I pushed him back one more time, this time scrambling to my feet. I tripped over the dark hem on my way up, catching myself on the mantle of the fireplace.

And there, right in my sight line, was my salvation.

A decorative knife. One of the small ones in my father’s collection, but sharp. He kept them all sharp.

The sharp end pointed to me but I grabbed it, adrenaline preventing me from registering the pain in my hand. This was my one chance. Jonathan was wide-eyed by the time I turned back to him—he’d seen the knife, but he took too long to react.

I stabbed him in the neck.

Blood spurted from the wound, and he screamed as loud as I had. The thick liquid coated me, drenching me in his scent and warming me from the outside in.

I should feel horrified or panicked. He was going to die—that much was obvious from the light fading in his squinty eyes. I’d killed a man.

Except instead of any of that, I only felt… euphoric.

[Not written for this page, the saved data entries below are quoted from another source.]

 template <bool BATCH>
-__device__ __forceinline__ uint64_t seg_flags(const int8_t *lab, const uint8_t *marks, int64_t i, int64_t n)
-{
-    if (BATCH) return seg_flags_batch(lab, marks, i);
-    return ((uint64_t)seg_is_start(lab, i, n) << 32) + (uint64_t)seg_is_end(lab, i, n);
+__device__ __forceinline__ void seg_flags8(const int8_t *lab, const uint8_t *marks, int64_t base, int64_t n, uint64_t f[8], uint64_t &w)
+{
+    const int lane = threadIdx.x & 63;
+    w = base < n ? seg_load8(lab, base, n) : 0;
+    const uint64_t m8 = BATCH && base < n ? seg_load8(marks, base, n) : 0;
+    int prev = __shfl_up((int)(w >> 56), 1), next = __shfl_down((int)(w & 0xff), 1);
+    if (lane == 0) prev = base > 0 && base - 1 < n ? (int)(uint8_t)lab[base - 1] : 0;
+    if (lane == 63) next = base + 8 < n ? (int)(uint8_t)lab[base + 8] : 0;
+#pragma unroll
+    for (int j = 0; j < 8; ++j) {
+        const int64_t i = base + j;
+        const int v = (int)((w >> (8 * j)) & 0xff);
+        const int pv = j == 0 ? prev : (int)((w >> (8 * (j ? j - 1 : 0))) & 0xff);
+        const int nx = j == 7 ? next : (int)((w >> (8 * (j < 7 ? j + 1 : 7))) & 0xff);
+        bool st, en;
+        if (BATCH) {
+            const int m = (int)((m8 >> (8 * j)) & 0xff);
+            const bool on = !(m & 8) && v != 0;
+            st = on && ((m & 1) || (m & 2) || pv != v);
+            en = on && ((m & 2) || (m & 4) || nx != v);
+        } else {
+            st = v != 0 && (i == 0 || i == n - 1 || pv != v);
+            en = v != 0 && (i >= n - 2 || nx != v);
+        }
+        f[j] = i < n ? ((uint64_t)st << 32) + (uint64_t)en : 0;
+    }
 }
 
 struct seg_records {
@@ -181,12 +205,11 @@
                                                         uint64_t *__restrict__ tilecnt)
 {
     __shared__ uint64_t lds[4];
-    const int64_t base = (int64_t)blockIdx.x * SCAN_TILE;
-    uint64_t c = 0;
-    for (int j = 0; j < 8; ++j) {
-        const int64_t i = base + j * 256 + threadIdx.x;
-        if (i < n) c += seg_flags<BATCH>(lab, marks, i, n);
-    }
+    const int64_t base = (int64_t)blockIdx.x * SCAN_TILE + (int64_t)threadIdx.x * 8;
+    uint64_t f[8], w, c = 0;
+    seg_flags8<BATCH>(lab, marks, base, n, f, w);
+#pragma unroll
+    for (int j = 0; j < 8; ++j) c += f[j];
     for (int o = 32; o > 0; o >>= 1) c += __shfl_xor(c, o);
     if ((threadIdx.x & 63) == 0) lds[threadIdx.x >> 6] = c;
     __syncthreads();
@@ -200,12 +223,10 @@
 {
     __shared__ uint64_t lds[4];
     const int64_t base = (int64_t)blockIdx.x * SCAN_TILE + (int64_t)threadIdx.x * 8;
-    uint64_t f[8], s = 0;
-    for (int j = 0; j < 8; ++j) {
-        const int64_t i = base + j;
-        f[j] = i < n ? seg_flags<BATCH>(lab, marks, i, n) : 0;
-        s += f[j];
-    }
+    uint64_t f[8], w, s = 0;
+    seg_flags8<BATCH>(lab, marks, base, n, f, w);
+#pragma unroll
+    for (int j = 0; j < 8; ++j) s += f[j];
     uint64_t ex = block_exclusive_scan(s, nullptr, lds) + tileoff[blockIdx.x];
     for (int j = 0; j < 8; ++j) {
         const int64_t i = base + j;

Elated enough that I followed him down to the floor and punctured his neck all over again, a laugh bubbling up in my throat.

* * *

Swallowing a lump of emotion, I shifted uncomfortably from foot to foot. My hand stung, the wound fresh but covered in a wrap bandage Soren gave me. Ambrose was taking too long to respond, studying me with an irritating amount of indifference.

“Answer me.”

Fuck.

My demand came out as a whine, my gaze flitting toward Leighton’s bedroom.

She might not discipline me for whining, but he might. I fought back the urge to cower. That’s not what I was going to do out here—I wouldn’t let my existence away from my father be a copy of how I lived when I was with him.

I stood tall.

“She’s resting. You won’t see her again tonight.”

My eyes narrowed. I hated how my body slumped in relief when he didn’t react to the whine. “I need to see her.”